Aradma felt the last of the shadowy bonds slip away, and Life filled her being, suffusing every cell. She opened the fullness of her link to the element, and now that the Dragon was fully integrated into her mind, she saw the elemental seal at the center of her being.
Athaym rose. His eyes glittered clearly now, and his lips pulled back into a snarl. Aradma witnessed the truth of his being, seeing his soul music spill in discord as he tried to establish his link to the Dark.
Anuit passed out. Aradma set her down gently and then rose to face him.
Fury rose within her, and then exploded through her veins. She hurled raw Life energy at him, even as he found his own connection to the Dark. Her Life rushed into his link, sucked into the Void.
“I will end you!” he shouted.
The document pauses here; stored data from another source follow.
+  for (int u = 0; u < ND; ++u) dv[u] = tid + u * 256 < F * F ? dT[(long)(tid + u * 256) * Hpp + hc] : 0.f;
+#pragma unroll
+  for (int u = 0; u < NO; ++u) ov[u] = (int)threadIdx.x + u * kQtParamThreads < on ? wsumL[threadIdx.x + u * kQtParamThreads] : 0.f;
+  const float vv = tid < F ? vT[(long)tid * Hpp + hc] : 0.f;
+  for (int i = threadIdx.x; i < HT * ldd + 4 * FT * ldd; i += kQtParamThreads) smem[i] = 0.f;
   __syncthreads();
   auto put_dt = [&](int i, float v) {
     const int fp = (int)(((float)i + 0.5f) * rF);
     dt[fp * ldd + (i - fp * F)] = v;
   };
-  auto put_op = [&](int i, float v) {
-    const int rr = (int)(((float)i + 0.5f) * rO);
-    op[rr * old + (i - rr * ocols)] = v;
+  auto put_wl = [&](int i, float v) {
+    const int rr = (int)(((float)i + 0.5f) * rF);
+    wl[rr * ldd + (i - rr * F)] = v;
   };
 #pragma unroll
   for (int u = 0; u < ND; ++u)
-    if ((int)threadIdx.x + u * 256 < F * F) put_dt(threadIdx.x + u * 256, dv[u]);
+    if (tid + u * 256 < F * F) put_dt(tid + u * 256, dv[u]);
 #pragma unroll
   for (int u = 0; u < NO; ++u)
-    if ((int)threadIdx.x + u * 256 < on) put_op(threadIdx.x + u * 256, ov[u]);
-  for (int i = threadIdx.x + ND * 256; i < F * F; i += 256) put_dt(i, dT[(long)i * Hpp + h]);
-  for (int i = threadIdx.x + NO * 256; i < on; i += 256) put_op(i, osrc[i]);
+    if ((int)threadIdx.x + u * kQtParamThreads < on) put_wl(threadIdx.x + u * kQtParamThreads, ov[u]);
+  if (tid < 64) vq[tid] = vv;
+  for (int i = tid + ND * 256; i < F * F; i += 256) put_dt(i, dT[(long)i * Hpp + hc]);
+  for (int i = threadIdx.x + NO * kQtParamThreads; i < on; i += kQtParamThreads) put_wl(i, wsumL[i]);
   __syncthreads();
-  const int lane = threadIdx.x & 63, wave = threadIdx.x >> 6, r = lane & 31, half = lane >> 5;
+  if (!live) return;
+  const int lane = tid & 63, wave = tid >> 6, r = lane & 31, half = lane >> 5;
   const bool two = F > 32;
-  if (phase == 0) {
-    for (int nt = wave; nt < (HT >> 5); nt += 4) {
-      float v0[16], v1[16];
-#pragma unroll
-      for (int reg = 0; reg < 16; ++reg) {
-        const int fp = mfma32_row(reg, half);
-        v0[reg] = vT[(long)min(fp, F - 1) * Hpp + h];
-        v1[reg] = two ? vT[(long)min(fp + 32, F - 1) * Hpp + h] : 0.f;
-      }
-      f32x16 a0, a1;
-#pragma unroll
-      for (int i = 0; i < 16; ++i) a0[i] = a1[i] = 0.f;
-      const float* ar = dt + r * ldd + half;
-      const float* br = op + (nt * 32 + r) * ldd + half;
-      for (int k0 = 0; k0 < FK16; k0 += 16) {
-        float fa[8], fb[8], fc[8];
-#pragma unroll
-        for (int u = 0; u < 8; ++u) {
-          fa[u] = ar[k0 + 2 * u];
-          fb[u] = br[k0 + 2 * u];
-          fc[u] = two ? ar[32 * ldd + k0 + 2 * u] : 0.f;
-        }
-#pragma unroll
-        for (int u = 0; u < 8; ++u) {
-          a0 = mfma32(fa[u], fb[u], a0);
-          if (two) a1 = mfma32(fc[u], fb[u], a1);
-        }
-      }
-      const int n = nt * 32 + r;
-#pragma unroll
-      for (int reg = 0; reg < 16; ++reg) {
-        const int fp = mfma32_row(reg, half);
-        if (n < Hq && fp < F) dWp[((long)h * F + fp) * Hq + n] = v0[reg] + a0[reg];
-        if (two && n < Hq && fp + 32 < F) dWp[((long)h * F + fp + 32) * Hq + n] = v1[reg] + a1[reg];
-      }
-    }
-  } else {
-    float* pl = partL + (long)h * Hq * F;
-    for (int mt = wave; mt < (HT >> 5); mt += 4) {
-      f32x16 a0, a1;
-#pragma unroll
-      for (int i = 0; i < 16; ++i) a0[i] = a1[i] = 0.f;
-      const float* ar = op + half * HT + mt * 32 + r;
-      const float* br = dt + half * ldd + r;
-      for (int k0 = 0; k0 < FK16; k0 += 16) {
-        float fa[8], fb[8], fc[8];
-#pragma unroll
-        for (int u = 0; u < 8; ++u) {
-          fa[u] = ar[(k0 + 2 * u) * HT];
-          fb[u] = br[(k0 + 2 * u) * ldd];
-          fc[u] = two ? br[(k0 + 2 * u) * ldd + 32] : 0.f;
-        }
-#pragma unroll
-        for (int u = 0; u < 8; ++u) {
-          a0 = mfma32(fa[u], fb[u], a0);
-          if (two) a1 = mfma32(fa[u], fc[u], a1);
-        }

He tried to channel and bring the Dark out through him, but it kept pulling at the Life she
threw at his center, falling in upon itself and collapsing back into the Void.
He shrieked in rage, cut off from the Dark.
Ten years of anguish from watching him twist Naiadne into a dark creature, ten years of torment from being trapped in a fragmented mind all came surging through her at once.
Aradma howled in a mother’s rage, pulling her lips back to bare her teeth. The cords on her neck pulled taut and then she shifted. Her howling became a roar, and the white leopard leaped across the chamber, knocking Athaym to the ground.
He froze, his breath knocked from him. She continued to channel Life, relentlessly plunging the energy into his link to the Dark. His eyes widened in bewilderment.
Her claws dug into his flesh, and she opened her mouth, roaring into his face.
He tried to struggle.
Growling, she plunged her canines into his chest, locking her leopard teeth around his ribs. His blood spurted through her teeth with delicious joy, and a primal surge of ecstasy shot through her feline sides as she fastened her teeth deeply within the flesh of his chest.
Athaym gurgled. The expression in his eyes was mixed with pain, but the surprise remained.
She yanked her jaws back and pulled his sternum out through his chest, cracking open his rib cage. She plunged her snout once more and bit deep into his heart, clamping her jaws over the beating muscle to feel its contractions spasm and weaken against her lips and tongue. Growls of feral rage ripped through her throat over the blood in intense delight. She tore it out of his body and consumed it.
Taer Koorla grew silent. Aradma sensed the tower’s fear.
Athaym’s body lay sprawled, shredded and lifeless in a pool of green blood amid chunks of flesh. His seelie eyes lay dark. Even in death, his face reflected a final thought: I am perplexed.
Aradma shifted back into elven form, still wearing the choros suit. She pulled Life around her, and finely woven foliage spread over her body, splitting apart the skin of the mollusks and clothing her instead in a bright green and orange gown.
The druid went to Anuit and lifted her in her arms. Healing life flowed into the sorceress, and Anuit wakened with a gasp. Her eyes opened wide, staring up at the seelie. At first, awe, and then joy, spread over her face, and she smiled. “You did it!”